### How to complete this task
Check every line below, and copy those that include "lines".

### Collected data entries

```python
def gemm_gn_stats_floats(a0: torch.Tensor, w: torch.Tensor, *, rows_per_group: int, groups: int = 32, **kw) -> int:
    return gemm(a0, w, gn=(None, rows_per_group, groups), _query=True, **kw)


def gn_launches(reset: bool = True) -> int:
    return int(_lib.load().anyv2v_gemm_gn_launches(int(reset)))


def gn_stats_floats(M: int, rows_per_group: int, groups: int = 32) -> int:
    return int(_lib.load().anyv2v_groupnorm_stats_floats(int(M), int(rows_per_group), int(groups)))


def groupnorm_from_stats(x: torch.Tensor, gamma, beta, stats: torch.Tensor, rows_per_group: int, *, groups: int = 32,
                         eps: float = 1e-5, silu: bool = False, out=None):
    lib = _lib.load()
    _rowmajor(x, "X")
    assert x.is_contiguous()
    M, Cc = x.shape
    if out is None:
        out = torch.empty((M, Cc), dtype=torch.float16, device=x.device)
    assert out.is_contiguous()
    assert stats.dtype == torch.float32 and stats.is_contiguous() and stats.numel() >= gn_stats_floats(M, rows_per_group, groups) > 0
    sizes = (C.c_int32 * 5)(M, Cc, rows_per_group, groups, min(stats.numel(), 2 ** 31 - 1))
    _lib.check(lib.anyv2v_groupnorm_apply_stats_f16(_p(x), _p(out), _p(gamma), _p(beta), _p(stats), sizes, eps, int(silu),
                                                    _stream()), "anyv2v_groupnorm_apply_stats_f16")
    return out


FF_FUSED = os.environ.get("ANYV2V_FF_FUSED", "1") == "1"


def ff_fused_supported(M: int, C: int, H: int) -> bool:
    return FF_FUSED and not FORCE_NAIVE and USE_GLDS and C == 320 and H == 1280 and M * _HINT[0] // _HINT[1] >= 32768


def ff_pack_w2(w2: torch.Tensor) -> torch.Tensor:
    C, H = w2.shape
    assert H % 32 == 0
    q, e = torch.arange(4).view(4, 1), torch.arange(8).view(1, 8)
    perm = torch.where(e < 4, 4 * q + e, 16 + 4 * q + (e - 4)).reshape(32).to(w2.device)
    return w2.view(C, H // 32, 32)[:, :, perm].permute(1, 0, 2).contiguous()


def ff_geglu(x: torch.Tensor, w1p: torch.Tensor, b1p: torch.Tensor, w2s: torch.Tensor, b2: torch.Tensor, residual=None, out=None):
    lib = _lib.load()
    M, Cc = x.shape
    H = w2s.shape[0] * 32
    assert x.dtype == torch.float16 and x.stride(1) == 1 and w1p.is_contiguous() and w2s.is_contiguous()
    assert tuple(w1p.shape) == (2 * H, Cc) and tuple(w2s.shape) == (H // 32, Cc, 32) and b1p.numel() == 2 * H and b2.numel() == Cc
    if out is None:
        out = torch.empty((M, Cc), dtype=torch.float16, device=x.device)
    for name, t in (("residual", residual), ("out", out)):
        assert t is None or (tuple(t.shape) == (M, Cc) and t.dtype == torch.float16 and t.stride(1) == 1 and t.device == x.device), \
            f"ff_geglu: {name} must be an fp16 [{M}, {Cc}] matrix with unit column stride on {x.device}"
    d = _lib.FFDesc()
    d.X, d.W1, d.b1, d.W2, d.b2, d.Y = _p(x), _p(w1p), _p(b1p), _p(w2s), _p(b2), _p(out)
    d.R = _p(residual) if residual is not None else None
    d.M, d.C, d.H = M, Cc, H
    d.ldx, d.ldy, d.ldr = x.stride(0), out.stride(0), (residual.stride(0) if residual is not None else 0)
    d.flags = d.reserved0 = 0
    _lib.check(lib.anyv2v_ff_geglu_f16(C.byref(d), _stream()), "anyv2v_ff_geglu_f16")
    return out


def ln_gemm_supported(M: int, K: int, N: int, act: int = ACT_NONE, hinted: bool = True) -> bool:
    if FORCE_NAIVE or not USE_GLDS or (GEMM_FLAGS & (_lib.ANYV2V_GEMM_NO_WS | _lib.ANYV2V_GEMM_NO_BIG)) or (M * _HINT[0] // _HINT[1] if hinted else M) < 32768:
        return False
    if K == 320:
        return N % 160 == 0 and N // 160 <= 32
    return K == 512 and act == ACT_GEGLU and N % 128 == 0 and N // 128 <= 32


def ln_fold(w: torch.Tensor, bias: Optional[torch.Tensor], gamma: torch.Tensor, beta: torch.Tensor):
    wf = w.float() * gamma.float()[None, :]
    w16 = wf.to(torch.float16).contiguous()
    c1 = w16.float().sum(1).contiguous()
    b = w.float() @ beta.float()
    if bias is not None:
        b = b + bias.float()
    return w16, b.to(torch.float16).contiguous(), c1


def gn_scratch_floats(M: int, rows_per_group: int, groups: int = 32) -> int:
    return (M // rows_per_group) * groups * 2 * 257


def groupnorm(x0: torch.Tensor, gamma, beta, stats: torch.Tensor, rows_per_group: int, *, x1=None, groups: int = 32,
              eps: float = 1e-5, silu: bool = False, out=None, shard=None):
    if shard is not None:
        return _groupnorm_sharded(x0, gamma, beta, stats, rows_per_group, x1, groups, eps, silu, out, shard)
    lib = _lib.load()
    _rowmajor(x0, "X0")
    assert x0.is_contiguous()
    M, C0 = x0.shape
    C1 = 0
    if x1 is not None:
        _rowmajor(x1, "X1")
        assert x1.is_contiguous() and x1.shape[0] == M
        C1 = x1.shape[1]
    if out is None:
        out = torch.empty((M, C0 + C1), dtype=torch.float16, device=x0.device)
    assert out.is_contiguous()
    need = gn_scratch_floats(M, rows_per_group, groups)
    assert stats.dtype == torch.float32 and stats.numel() >= need, "GroupNorm scratch too small"
    _lib.check(lib.anyv2v_groupnorm_f16(_p(x0), _p(x1), C0, C1, _p(out), _p(gamma), _p(beta), _p(stats), M,
                                        rows_per_group, groups, eps, int(silu), _stream()), "anyv2v_groupnorm_f16")
    return out


def _groupnorm_sharded(x0, gamma, beta, stats, rows_per_group, x1, groups, eps, silu, out, shard):
    lib = _lib.load()
    shards, all_reduce_sum = shard
    _rowmajor(x0, "X0")
    assert x0.is_contiguous()
    M, C0 = x0.shape
    C1 = 0
    if x1 is not None:
        _rowmajor(x1, "X1")
        assert x1.is_contiguous() and x1.shape[0] == M
        C1 = x1.shape[1]
    if out is None:
        out = torch.empty((M, C0 + C1), dtype=torch.float16, device=x0.device)
    assert out.is_contiguous()
    n = int(lib.anyv2v_groupnorm_partial_floats(M, rows_per_group, groups, C0 + C1))
    npiv = (M // rows_per_group) * groups
    assert n > 0 and stats.dtype == torch.float32 and stats.numel() >= n + npiv, "GroupNorm scratch too small"
    piv = stats[n:n + npiv]
    _lib.check(lib.anyv2v_groupnorm_pivot_f16(_p(x0), _p(x1), C0, C1, _p(piv), M, rows_per_group, groups, int(shards), _stream()),
               "anyv2v_groupnorm_pivot_f16")
    all_reduce_sum(piv)
    _lib.check(lib.anyv2v_groupnorm_partial_pivot_f16(_p(x0), _p(x1), C0, C1, _p(piv), _p(stats), M, rows_per_group, groups,
                                                      _stream()), "anyv2v_groupnorm_partial_pivot_f16")
    all_reduce_sum(stats[:n])
    _lib.check(lib.anyv2v_groupnorm_apply_pivot_f16(_p(x0), _p(x1), C0, C1, _p(out), _p(gamma), _p(beta), _p(piv), _p(stats), M,
                                                    rows_per_group, groups, eps, int(silu), int(shards), _stream()),
               "anyv2v_groupnorm_apply_pivot_f16")
    return out


def layernorm(x: torch.Tensor, gamma, beta, eps: float = 1e-5, out=None):
    lib = _lib.load()
    _rowmajor(x, "X")
    assert x.is_contiguous()
    M, Cc = x.shape
    if out is None:
        out = torch.empty_like(x)
    _lib.check(lib.anyv2v_layernorm_f16(_p(x), _p(out), _p(gamma), _p(beta), M, Cc, eps, _stream()), "anyv2v_layernorm_f16")
    return out


def softmax_rows(s: torch.Tensor, scale: float, out: Optional[torch.Tensor] = None):
    lib = _lib.load()
    assert s.dim() == 2 and s.stride(1) == 1 and s.dtype == torch.float32 and s.is_cuda
# ... 466 lines not shown
```

### anyv2v_amd/unet.py

```python
from __future__ import annotations

import copy
import math
import os

from dataclasses import dataclass
from typing import List, Optional, Tuple

import torch
import torch.nn as nn

from . import ops
from .ops import ACT_GEGLU, ACT_GELU, ACT_NONE, ACT_SILU, MODE_CONV2D, MODE_TEMPORAL


@dataclass
class I2VGenXLUNetConfig:
    in_channels: int = 4
    out_channels: int = 4
    block_out_channels: Tuple[int, ...] = (320, 640, 1280, 1280)
    layers_per_block: int = 2
    norm_num_groups: int = 32
    cross_attention_dim: int = 1024
    attention_head_dim: int = 64
# ... 282 lines not shown
        return self._run_foreign(proc, ctx, h, geom, residual, kv)

    def _run_foreign(self, proc, ctx, h, geom: Geom, residual, kv):
        C = h.shape[1]
        if geom.kind == "spatial":
            hs = h.view(geom.batch, geom.S, C)
        else:
            hs = h.view(geom.B, geom.F, geom.HW, C).permute(0, 2, 1, 3).reshape(geom.batch, geom.S, C)
        ehs = None
        if kv is not None:
            ehs = ctx.context.view(ctx.B, ctx.Sk, -1).repeat_interleave(geom.F, dim=0)
        out = proc(self, hs, encoder_hidden_states=ehs)
        if geom.kind != "spatial":
            out = out.view(geom.B, geom.HW, geom.F, C).permute(0, 2, 1, 3)
        out = out.reshape(-1, C).contiguous()
        return ops.add(out, residual)


class GEGLU(nn.Module):
    def __init__(self, dim_in, dim_out):
        super().__init__()
        self.proj = Linear(dim_in, dim_out * 2)
        self.dim_out = dim_out
        self._w = self._b = None

    def pack(self):
        w, b = self.proj.weight.data, self.proj.bias.data
        n = self.dim_out
        assert n % 16 == 0
        wh, wg = w[:n].view(n // 16, 16, -1), w[n:].view(n // 16, 16, -1)
        self._w = torch.stack([wh, wg], 1).reshape(2 * n, -1).contiguous()
        bh, bg = b[:n].view(n // 16, 16), b[n:].view(n // 16, 16)
        self._b = torch.stack([bh, bg], 1).reshape(2 * n).contiguous()


class GELUProj(nn.Module):
    def __init__(self, dim_in, dim_out):
        super().__init__()
        self.proj = Linear(dim_in, dim_out)


class FeedForward(nn.Module):
    def __init__(self, dim, inner_dim=None, activation_fn="geglu"):
        super().__init__()
        inner_dim = inner_dim or dim * 4
        self.geglu = activation_fn == "geglu"
        act = GEGLU(dim, inner_dim) if self.geglu else GELUProj(dim, inner_dim)
        self.net = nn.ModuleList([act, Identity(), Linear(inner_dim, dim)])

    def pack(self):
        lin = self.net[2]
        self._w2s = ops.ff_pack_w2(lin.weight.data) if (self.geglu and tuple(lin.weight.shape) == (320, 1280)) else None

    def run(self, h, residual, ln_in=None):
        w2s = getattr(self, "_w2s", None)
        if ln_in is None and w2s is not None and ops.ff_fused_supported(h.shape[0], h.shape[1], w2s.shape[0] * 32):
            return ops.ff_geglu(h, self.net[0]._w, self.net[0]._b, w2s, self.net[2].bias, residual=residual)
        if ln_in is not None:
            x, (w_in, b_in, c1_in), ln_eps = ln_in
            g = ops.gemm(x, w_in, bias=b_in, act=ACT_GEGLU, ln=(c1_in, ln_eps))
        elif self.geglu:
            g = ops.gemm(h, self.net[0]._w, bias=self.net[0]._b, act=ACT_GEGLU)
        else:
            g = ops.gemm(h, self.net[0].proj.weight, bias=self.net[0].proj.bias, act=ACT_GELU)
        return ops.gemm(g, self.net[2].weight, bias=self.net[2].bias, residual=residual)
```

### Result of the task
# ... 466 lines not shown
# ... 282 lines not shown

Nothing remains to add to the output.